The all-important cover letter. Write it right and you could get an interview. Write it wrong and you can kiss the interview—and the job—bye-bye. What not to include as an interviewee:

 

  1. Too Long or Too Short. A decent cover letter should be between 200 to 250 words. It’s where you dovetail your experience with the specific needs of the employer. The key is to put in one or two past experience details--backed by numbers--that sell your ability to do the job.
  2. Personal Anecdotes. Save the “climbing Mt. Everest” stories for the face-to-face interview. Employers don’t have the time to wade through your marathon runner stories, your river rafting exploits, or how you saved your best friend from that grizzly in the woods. Stay focused on your heroic work achievements.
  3. “Canned Phraseology.” If you use a cover letter template or take notes from a career coach, vary the wording and make the letter uniquely yours. Stay away from “canned” retread opening sentences like 'Enclosed is my resume, which highlights the experience, skills and education I believe you’re looking for in a candidate. Instead, lead off with something you learned about the company. It’s amazing all the details you can find about a company on the Internet.
  4. No Negatives, No Faults. Employers may ask for these in a face-to-face interview, but never volunteer any weaknesses in a cover letter.
  5. Hubris. The cover letter is no place to be cocky (neither is the interview). So avoid superlatives and stick to the facts. Don’t embellish. Sell them on your ability to handle all aspects of the job.
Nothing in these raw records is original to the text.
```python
def _linear_desc(A, W, out, bias, act, res1, tile, rope=None, ln=None, emit=None, *, res2=None, pair=False):
    _cuda(A, W, out, bias, res1, res2)
    _req(A.dtype == F16 and W.dtype == F16 and A.dim() == 2 and W.dim() == 2, "A,W must be 2-D fp16")
    M, K = A.shape
    N = W.shape[0]
    _req(W.shape[1] == K and out.shape == (M, N), f"shape mismatch A{tuple(A.shape)} W{tuple(W.shape)} out{tuple(out.shape)}")
    _req(A.stride(1) == 1 and W.stride(1) == 1 and out.stride(1) == 1, "unit inner strides required")
    _req(out.dtype in (F16, F32), "out must be fp16 or fp32")
    if bias is not None:
        _req(bias.dtype == F32 and bias.numel() == N and bias.is_contiguous(), "bias fp32 [N]")
    for r in (res1, res2):
        if r is not None:
            _req(r.shape == (M, N), "residual shape")
    d = GemmDesc()
    if rope is not None:
        pos, cols, base = rope[:3]
        hd = rope[3] if len(rope) > 3 else 64
        _req(pos.dtype == torch.int64 and pos.is_contiguous() and pos.numel() == 2 * M and pos.is_cuda, "rope positions int64 [M,2]")
        _req(out.dtype == F16 and act == 0 and res1 is None and res2 is None and (hd == 64 or (hd == 48 and not pair)) and cols % hd == 0
             and 0 < cols <= N and N % hd == 0 and tile != 16, "fused rope: fp16 output, no activation / residual, whole heads of 64 or 48")
        tab = rope_table(out.device, base, 1.0, hd)
        d.rope_pos, d.rope_table, d.rope_cols, d.rope_pmin, d.rope_npos, d.rope_d = pos.data_ptr(), tab.data_ptr(), int(cols), ROPE_PMIN, ROPE_NPOS, hd
    _fill_common(d, A, W, out, bias, res1, res2, act, tile)
    d.M, d.N, d.K, d.lda, d.ldb, d.ldc = M, N, K, A.stride(0), W.stride(0), out.stride(0)
    if ln is not None:
        st, cs, eps = ln
        _cuda(st, cs)
        _req(K <= LN_FOLD_MAX_K, f"LayerNorm fold: K = {K} > {LN_FOLD_MAX_K}, the widest row the folded epilogue normalises (run ops.layernorm in front instead)")
        _req(K % 64 == 0 and st.dtype == F32 and st.is_contiguous() and st.numel() == M * (K // 64) * 2, f"ln stats fp32 [K/64={K // 64}, M={M}, 2]")
        _req(cs.dtype == F32 and cs.is_contiguous() and cs.numel() == N and bias is not None and tile != 16, "ln colsum fp32 [N], folded bias required")
        d.ln_stats, d.ln_colsum, d.ln_nslab, d.ln_eps = st.data_ptr(), cs.data_ptr(), K // 64, float(eps)
    if emit is not None:
        so, o16 = emit
        _cuda(so, o16)
        _req(N % 64 == 0 and so.dtype == F32 and so.is_contiguous() and so.numel() == M * (N // 64) * 2, f"stats_out fp32 [N/64={N // 64}, M={M}, 2]")
        _req(o16.dtype == F16 and o16.shape == (M, N) and o16.stride(1) == 1, "out16 fp16 [M,N]")
        _req(out.dtype == F32 and res1 is not None and res1.dtype == F32 and res2 is None and act == 0 and tile != 16, "emit: fp32 output with an fp32 residual")
        d.stats_out, d.out16, d.ld16 = so.data_ptr(), o16.data_ptr(), o16.stride(0)
    return d


def linear(A, W, out, bias=None, act=0, res1=None, res2=None, tile=0, rope=None, ln=None, emit=None):
# ... 1301 lines not shown
```

cut3r_slam_amd/track_backend.py:

```python
from __future__ import annotations

import math

import numpy as np
import torch

from . import geom_host as gh
from . import ops
from .lietorch import SE3, Sim3
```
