#ifdef BRX_NO_SPEC
.macro LOOKUP2 lim, base, symbase, scale, rd, off, rid
    v_bfrev_b32 VR, WSRC
    v_lshrrev_b32 VU, 1, VR
    v_cmp_lt_u32 vcc, VU, \lim
    s_ff1_i32_b32 CLEN, vcc_lo
// ... 403 lines not shown
    s_cbranch_scc1 .Lent_multi
    s_bitset1_b32 FLAGS, 3
    s_add_u32 LITSYM, T6, SYMOFF
    v_add_u32 VT0, T6, VLANE4
    ds_read_b32 VLITL, VT0
.Lent_multi:
    s_waitcnt vmcnt(0)
    v_readlane_b32 s36, VCHA, 0
    v_readlane_b32 s37, VCHA, 1
#ifdef BRX_WIN_SGPR
    s_lshr_b64 s[36:37], s[36:37], T3
    s_sub_u32 SNAV, 32, T3
#else
    s_sub_u32 SWC, T3, 32
#endif
    WIN_INIT s36, s37
    s_mov_b32 WL, 2
    s_sub_u32 T0, WSAFE, CBASE
    s_cselect_b32 T0, 0, T0
    s_min_u32 WLSTOP, T0, 64
#ifdef BRX_PROF
    s_mov_b32 s20, 0
    s_mov_b32 s21, 0
    s_mov_b32 s22, 0
    s_mov_b32 s23, 0
    s_mov_b32 s29, 0
    s_mov_b32 s30, 0
    s_mov_b32 s31, 0
    s_memtime s[12:13]
    s_memtime s[16:17]
    s_waitcnt lgkmcnt(0)
#endif
    s_mov_b32 PFREE, 0
    s_mov_b32 PBASE, POS
    s_sub_u32 DCTX, CPY, 2
    s_min_u32 DCTX, DCTX, 3
    s_cmp_lg_u32 IZ, 0
    s_cselect_b32 DCTX, 4, DCTX
    s_mov_b32 T0, 0xc0000000
    s_lshl_b32 DCTX, DCTX, 1
    v_writelane_b32 VDH4, T0, 8
#ifdef BRX_DIST_RESIDENT
    s_call_b64 LINKB, .Lload_dtrees
#endif
    s_mov_b32 EXITC, 1
    s_and_b32 T0, VFL, 0xfffffc00
    s_add_u32 T0, T0, 1024
    s_sub_u32 FLUSHAT, T0, SKEW
    s_waitcnt lgkmcnt(0)
    s_cmp_lt_u32 WLSTOP, 3
    s_cbranch_scc1 .Lexit
    s_and_b32 T0, VFL, 1023
    s_cmp_lg_u32 T0, 0
    s_cbranch_scc1 .Lexit
    SPLIT_TREE VIACL, VIACB
    SPLIT_TREE VLITL, VLITB
    v_lshl_add_u32 VIACB, VIACB, 1, HISYM
    v_lshl_add_u32 VLITB, VLITB, 1, LITSYM
    TO_COUNTS VIACL, VT3
    TO_COUNTS VLITL, VT3
    s_lshr_b32 MA2, MA, 2
    s_mov_b32 BFEB, 0
    s_cmp_eq_u32 SB, 2
    s_cselect_b32 BFEB, 0x20008, BFEB
    s_cmp_eq_u32 MB, 0x1c
    s_cselect_b32 BFEB, 0x3000a, BFEB
#ifndef BRX_PROF
    s_sub_u32 BFEBI, BFEB, 8
    s_cmp_eq_u32 BFEB, 0
    s_cselect_b32 BFEBI, 0, BFEBI
    s_getpc_b64 LITJ
.Llitj_base:
    s_mov_b32 T0, .Llit_entry_g-.Llitj_base
    s_bitcmp1_b32 FLAGS, 5
    s_cselect_b32 T0, .Llit_r_entry_mx-.Llitj_base, T0
    s_cselect_b32 T1, 0x1c, -1
    s_cmp_eq_u32 T1, MB
    s_cselect_b32 T0, .Llit_r_entry_m3-.Llitj_base, T0
#ifdef BRX_SLOTS
    s_bitcmp1_b32 FLAGS, 6
    s_cselect_b32 T0, .Llit_r_entry_sx-.Llitj_base, T0
    s_cselect_b32 T1, 0x1c, -1
    s_cmp_eq_u32 T1, MB
    s_cselect_b32 T0, .Llit_r_entry_s3-.Llitj_base, T0
#endif
    s_bitcmp1_b32 FLAGS, 3
    s_cselect_b32 T0, .Lhave_lits1-.Llitj_base, T0
    s_add_u32 LITJLO, LITJLO, T0
    s_addc_u32 LITJHI, LITJHI, 0
#endif
    s_mov_b32 MAXA, 0
    s_mov_b64 exec, XLOOP
    s_branch .Lr1
// ... 67 lines not shown
    s_waitcnt lgkmcnt(0)
    v_readlane_b32 DCODE, VS, CLEN
    s_cmp_lt_i32 DCODE, 0
    s_cbranch_scc1 .Ldist_ring
    s_and_b32 T1, DCODE, 31
#ifdef BRX_WIN_SGPR
    s_lshr_b32 T2, DCODE, 5
    TAKE_EXTRA DIST, T2, T1, 6, NPOST
#else
    v_lshrrev_b32 VT0, 5, DCODE
    TAKE_EXTRA DIST, VT0, T1, 6, NPOST
#endif
.Ldist_push:
    PROF_MARK s30
    s_cmp_gt_u32 DIST, MAXA
    s_cbranch_scc1 .Ldict_check
.Ldist_push_ok:
    v_mov_b32_dpp VRING, VRING row_shr:1 row_mask:0xf bank_mask:0xf
    v_writelane_b32 VRING, DIST, 0

.Lcopy:
#ifndef BRX_NO_SPEC
    LOOKUP2F_EARLY VIACL, VIACB, 1, ds_read_u16
#endif
    s_bfm_b64 exec, CPY, PFREE
    s_add_u32 PFREE, PFREE, CPY
    s_min_u32 T0, DIST, 63
    s_cmp_gt_u32 PFREE, T0
    s_cbranch_scc1 .Lcopy_slow_undo
    s_sub_u32 T2, PBASE, DIST
    s_cmp_gt_u32 DIST, RING
    s_cbranch_scc0 .Lcopy_near
    v_add_u32 VT0, T2, VLANE
    buffer_load_ubyte VPEND, VT0, RSRC, 0 offen
    s_mov_b64 exec, XLOOP
    s_add_u32 POS, POS, CPY
.Lcopy_tail_pre:
    s_cmp_ge_u32 POS, MBEND
    s_cbranch_scc0 .Lcmd_pre
    s_branch .Lcopy_end
.Lcopy_tail:
.Lflush_back_cmd:
    s_cmp_ge_u32 POS, MBEND
    s_cbranch_scc0 .Lcmd
.Lcopy_end:
    s_cmp_eq_u32 POS, MBEND
    s_cbranch_scc0 .Lcopy_overrun
    s_mov_b32 INS, 0
    s_branch .Lexit
.Lcopy_overrun:
    s_sub_u32 POS, POS, CPY
    s_sub_u32 PFREE, PFREE, CPY
    s_branch .Lx_r2
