class SyntheticCLIPResNet50(nn.Module):

    def __init__(self, width=64, layers=(3, 4, 6, 3)):
        super().__init__()
        self.conv1 = nn.Conv2d(3, width // 2, 3, stride=2, padding=1, bias=False)
        self.bn1 = nn.BatchNorm2d(width // 2)
        self.conv2 = nn.Conv2d(width // 2, width // 2, 3, padding=1, bias=False)
        self.bn2 = nn.BatchNorm2d(width // 2)
        self.conv3 = nn.Conv2d(width // 2, width, 3, padding=1, bias=False)
        self.bn3 = nn.BatchNorm2d(width)
        self.avgpool = nn.AvgPool2d(2)
        self._inplanes = width
        self.layer1 = self._make_layer(width, layers[0])
        self.layer2 = self._make_layer(width * 2, layers[1], stride=2)
        self.layer3 = self._make_layer(width * 4, layers[2], stride=2)
        self.layer4 = self._make_layer(width * 8, layers[3], stride=2)

    def _make_layer(self, planes, blocks, stride=1):
        layers = [_Bottleneck(self._inplanes, planes, stride)]
        self._inplanes = planes * 4
        for _ in range(1, blocks):
            layers.append(_Bottleneck(self._inplanes, planes))
        return nn.Sequential(*layers)

    def forward(self, x):
        x = F.relu(self.bn1(self.conv1(x)))
        x = F.relu(self.bn2(self.conv2(x)))
        x0 = F.relu(self.bn3(self.conv3(x)))
        x1 = self.layer1(self.avgpool(x0))
        x2 = self.layer2(x1)
        x3 = self.layer3(x2)
        x4 = self.layer4(x3)
        return {"res1": x0, "res2": x1, "res3": x2, "res4": x3, "res5": x4}


class ClipNormalize(nn.Module):

    def __init__(self):
        super().__init__()
        self.register_buffer("mean", torch.tensor([0.48145466, 0.4578275, 0.40821073]).view(1, 3, 1, 1), persistent=False)
        self.register_buffer("std", torch.tensor([0.26862954, 0.26130258, 0.27577711]).view(1, 3, 1, 1), persistent=False)

    def forward(self, x):
        return (x - self.mean) / self.std


def load_synthetic_clip():
    return SyntheticCLIPResNet50(), ClipNormalize()


def bn_scale_shift(x, bn, partial=None):
    N, C, H, W = x.shape
    rows = N * H * W
    dev = x.device
    st = O.L.stream()
    scale = torch.empty((2, C), device=dev, dtype=torch.float32)
    train = 1 if bn.training else 0
    nslab = 1
    if train and partial is None:
        nslab = O.L.load().a3d_bn_nslab(rows, C)
        partial = torch.empty((nslab, 2, C), device=dev, dtype=torch.float32)
        O.L.call("a3d_bn_stats", x.data_ptr(), partial.data_ptr(), rows, C, nslab, st)
    elif train:
        nslab = partial.shape[0]
    O.L.call("a3d_bn_finalize", None if not train else partial.data_ptr(), nslab, rows, C, float(bn.eps),
             float(bn.momentum if bn.momentum is not None else 0.1), bn.weight.data_ptr(), bn.bias.data_ptr(),
             bn.running_mean.data_ptr(), bn.running_var.data_ptr(), scale[0].data_ptr(), scale[1].data_ptr(), train, st)
    return scale
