# tonandr/keras_unsupervised

Hardware: AMD Instinct MI355X
Metric: cd1_gibbs_steps_per_sec (higher is better)
Workload: dtype f32 (storage, accumulation, results); products as exact bf16 triples on the bf16 MFMA (x3), the 0/1 x 0/1 product of the positive statistics on the fp8 MFMA (exact); 1 GPU; rbm_784x1024_cd1_batch4096_fp32 (BASELINE.json configs[1]); n_vis=784, n_hid=1024, batch_per_gpu=4096, global_batch=4096, cd_k=1, update_mode=fused, lr=1e-3/4096, parallelism=dp1, compute=x3

## Files before the change

keras_unsupervised_amd/csrc/kurbm_api.hip:

```cpp
#include <hip/hip_runtime.h>

#include <cstdarg>
#include <cstdio>
#include <cstdlib>
#include <cstring>
#include <string>

#include "../../include/kurbm.h"
#include "kurbm_kernels.h"
#include "kurbm_comm.h"

using namespace kurbm;

enum { KN_LDPAD, KN_X3_F8POS, KN_X3_BYTES, KN_X3_STATS_TALL, KN_BF16_SPLIT, KN_X3_FULL, KN_X3_TALL, KN_X3_MFAST, KN_X3_STATS_MFAST,
       KN_UNFUSED_MIRROR, KN_X3_XCD2D, KN_REDUCE_TR, KN_DP_CHUNKS, KN_X3_STATS_BYTES, KN_MAP_SLOW, KN_X3_PAIR, KN_X3_SPLIT_STATS, KN_X3_ATR, KN_SMALL_LOCAL,
       KN_COUNT };
constexpr int KN_AUTO = -1;
static const struct { const char* env; int dflt; } KNOBS[KN_COUNT] = {
    {"KURBM_LDPAD", 0},
    {"KURBM_X3_F8POS", 1},
    {"KURBM_X3_BYTES", 1},
    {"KURBM_X3_STATS_TALL", 1},
    {"KURBM_BF16_SPLIT", KN_AUTO},
    {"KURBM_X3_FULL", 0},
    {"KURBM_X3_TALL", KN_AUTO},
    {"KURBM_X3_MFAST", 1},
    {"KURBM_X3_STATS_MFAST", 0},
    {"KURBM_UNFUSED_MIRROR", 0},
    {"KURBM_X3_XCD2D", 1},
    {"KURBM_REDUCE_TR", 0},
    {"KURBM_DP_CHUNKS", 0},
    {"KURBM_X3_STATS_BYTES", 1},
    {"KURBM_MAP_SLOW", 0},
    {"KURBM_X3_PAIR", 1},
    {"KURBM_X3_SPLIT_STATS", 1},
    {"KURBM_X3_ATR", 1},
    {"KURBM_SMALL_LOCAL", 1},
};

constexpr size_t STATUS_BYTES = 4096;
struct kurbm_ctx {
    int device;
    int ncu;
    int force_cfg[3];
    int force_split;
    int tile_major;
    int knob[KN_COUNT];
    int xcc_round_robin;
    unsigned xcc_map;
    unsigned* status;
};

// ... 1114 lines not shown
    const size_t mb = carve_mirror(ctx, nullptr, p->n_vis, p->n_hid, pieces).bytes;
    if (mb > mirror_bytes) return fail(KURBM_ERR_WORKSPACE, "mirror too small: need %zu bytes, got %zu", mb, mirror_bytes);
    const size_t wb = carve_bf16(ctx, nullptr, rows > 0 ? rows : 1, p->n_vis, p->n_hid, pieces, v_pieces).bytes;
    if (wb > workspace_bytes) return fail(KURBM_ERR_WORKSPACE, "workspace too small: need %zu bytes, got %zu", wb, workspace_bytes);
    return KURBM_OK;
}

static bool split_stats_on(const kurbm_ctx* ctx, int pieces, int v_pieces) {
    return pieces == 3 && v_pieces == 3 && ctx->knob[KN_X3_SPLIT_STATS] != 0 && ctx->knob[KN_X3_BYTES] != 0;
}

static bool atr_on(const kurbm_ctx* ctx, int pieces, int v_pieces, bool gauss) {
    return gauss && split_stats_on(ctx, pieces, v_pieces) && ctx->knob[KN_X3_ATR] != 0 && ctx->knob[KN_X3_PAIR] != 0 && ctx->knob[KN_LDPAD] == 0;
}
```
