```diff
@@ -730,6 +742,9 @@
         if (!ctx->h_it_chunks.empty())
             CK(cudaMemcpyAsync(ctx->A.it_chunks, ctx->h_it_chunks.data(), ctx->h_it_chunks.size() * sizeof(ChunkDesc),
                                cudaMemcpyHostToDevice, ctx->stream));
+        if (!ctx->h_sort_tiles.empty())
+            CK(cudaMemcpyAsync(ctx->A.sort_tiles, ctx->h_sort_tiles.data(), ctx->h_sort_tiles.size() * sizeof(ChunkDesc),
+                               cudaMemcpyHostToDevice, ctx->stream));
     }
     if (resident) CK(cudaStreamSynchronize(ctx->stream));
     ctx->n_pairs = n_pairs;
@@ -775,10 +790,13 @@
     }
     k_pair_setup<<<(unsigned)ceil_div(np, 128), 128, 0, st>>>(A, np);
     ++launches;
+    const unsigned n_tiles = (unsigned)ctx->h_sort_tiles.size();
     if (n_inc) {
-        if (ctx->any_undistort) k_make_keys<true><<<n_inc, kIngestBlock, 0, st>>>(A);
-        else if (finite_only) k_make_keys<false, true><<<n_inc, kIngestBlock, 0, st>>>(A);
-        else k_make_keys<false><<<n_inc, kIngestBlock, 0, st>>>(A);
+        CK(cudaMemsetAsync(A.digit_hist, 0, (size_t)np * kNumSegs * kSortPasses * kSortBins * sizeof(uint32_t), st));
+        CK(cudaMemsetAsync(A.sort_ctr, 0, kSortPasses * sizeof(uint32_t), st));
+        if (ctx->any_undistort) k_make_keys<true><<<n_tiles, kIngestBlock, 0, st>>>(A);
+        else if (finite_only) k_make_keys<false, true><<<n_tiles, kIngestBlock, 0, st>>>(A);
+        else k_make_keys<false><<<n_tiles, kIngestBlock, 0, st>>>(A);
         ++launches;
         if (ctx->any_keep_less) {
             const unsigned pb = (unsigned)ceil_div(np, 64);
@@ -790,11 +808,10 @@
             k_keepless_mark<<<n_inc, kIngestBlock, 0, st>>>(A);
             launches += 18;
         }
-        int seg_bits = 1;
-        while ((1ull << seg_bits) <= (uint64_t)np * kNumSegs) ++seg_bits;
-        size_t bytes = ctx->cub_temp_bytes;
-        CK(cub::DeviceRadixSort::SortPairs(ctx->cub_temp, bytes, A.keys_a, A.keys_b, A.vals_a, A.vals_b, (int)n_in, 0,
-                                           36 + seg_bits, st));
+        k_digit_scan<<<(unsigned)(np * kNumSegs), kSortBins, 0, st>>>(A);
+        for (int pass = 0; pass < kSortPasses - 1; ++pass)
+            enqueue_sort_pass(A, st, pass, n_tiles, np, ctx->any_undistort, ctx->sort_epoch);
+        launches += kSortPasses;
     }
     k_seg_offsets<<<1, 256, 0, st>>>(A, np);
     ++launches;
@@ -806,12 +823,12 @@
     }
     if (n_in) {
         const unsigned nb = (unsigned)ceil_div(n_in, 256);
-        if (ctx->any_undistort) k_gather<true><<<nb, 256, 0, st>>>(A, A.keys_b, A.vals_b, n_in);
-        else k_gather<false><<<nb, 256, 0, st>>>(A, A.keys_b, A.vals_b, n_in);
+        enqueue_sort_pass(A, st, kSortPasses - 1, n_tiles, np, ctx->any_undistort, ctx->sort_epoch);
+        k_cell_count<<<nb, 256, 0, st>>>(A, A.keys_a, n_in);
         k_hash_layout<<<1, 32, 0, st>>>(A, np);
         k_hash_clear<<<1184, 256, 0, st>>>(A);
-        k_hash_build<<<nb, 256, 0, st>>>(A, A.keys_b, n_in);
-        launches += 4;
+        k_hash_build<<<nb, 256, 0, st>>>(A, A.keys_a, n_in);
+        launches += 5;
     } else {
         k_hash_layout<<<1, 32, 0, st>>>(A, np);
         ++launches;
```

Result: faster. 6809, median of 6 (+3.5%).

Write as if your best friend will be reading the letter, someone who knows when you’re doing a “snow job.”
  6. Right Cover Letter, Wrong Company. It’s a common mistake make by thousands of applicants, especially in these tough times when everyone is shot-gunning multiple applications to dozens of companies. Double check every cover letter and make sure it’s to the right prospective employer.
  7. No Humor. Unless you’re a pro who used to do standup—and you’re applying for a job as a joke writer or copywriter for humorous commercials--leave out the jokes and any attempts to be funny.
 
For an added perspective, check out this video:
 
Got any thoughts on cover letter no-nos? Feel free to share them in the comments section.
 
Alex A. Kecskes has written hundreds of published articles on health/fitness, "green" issues, TV/film entertainment, restaurant reviews and many other topics. As a former Andy/Belding/One Show ad agency copywriter, he also writes web content, ads, brochures, sales letters, mailers and scripts for national B2B and B2C clients. Please see more of his blogs and view additional job postings on Beyond.com.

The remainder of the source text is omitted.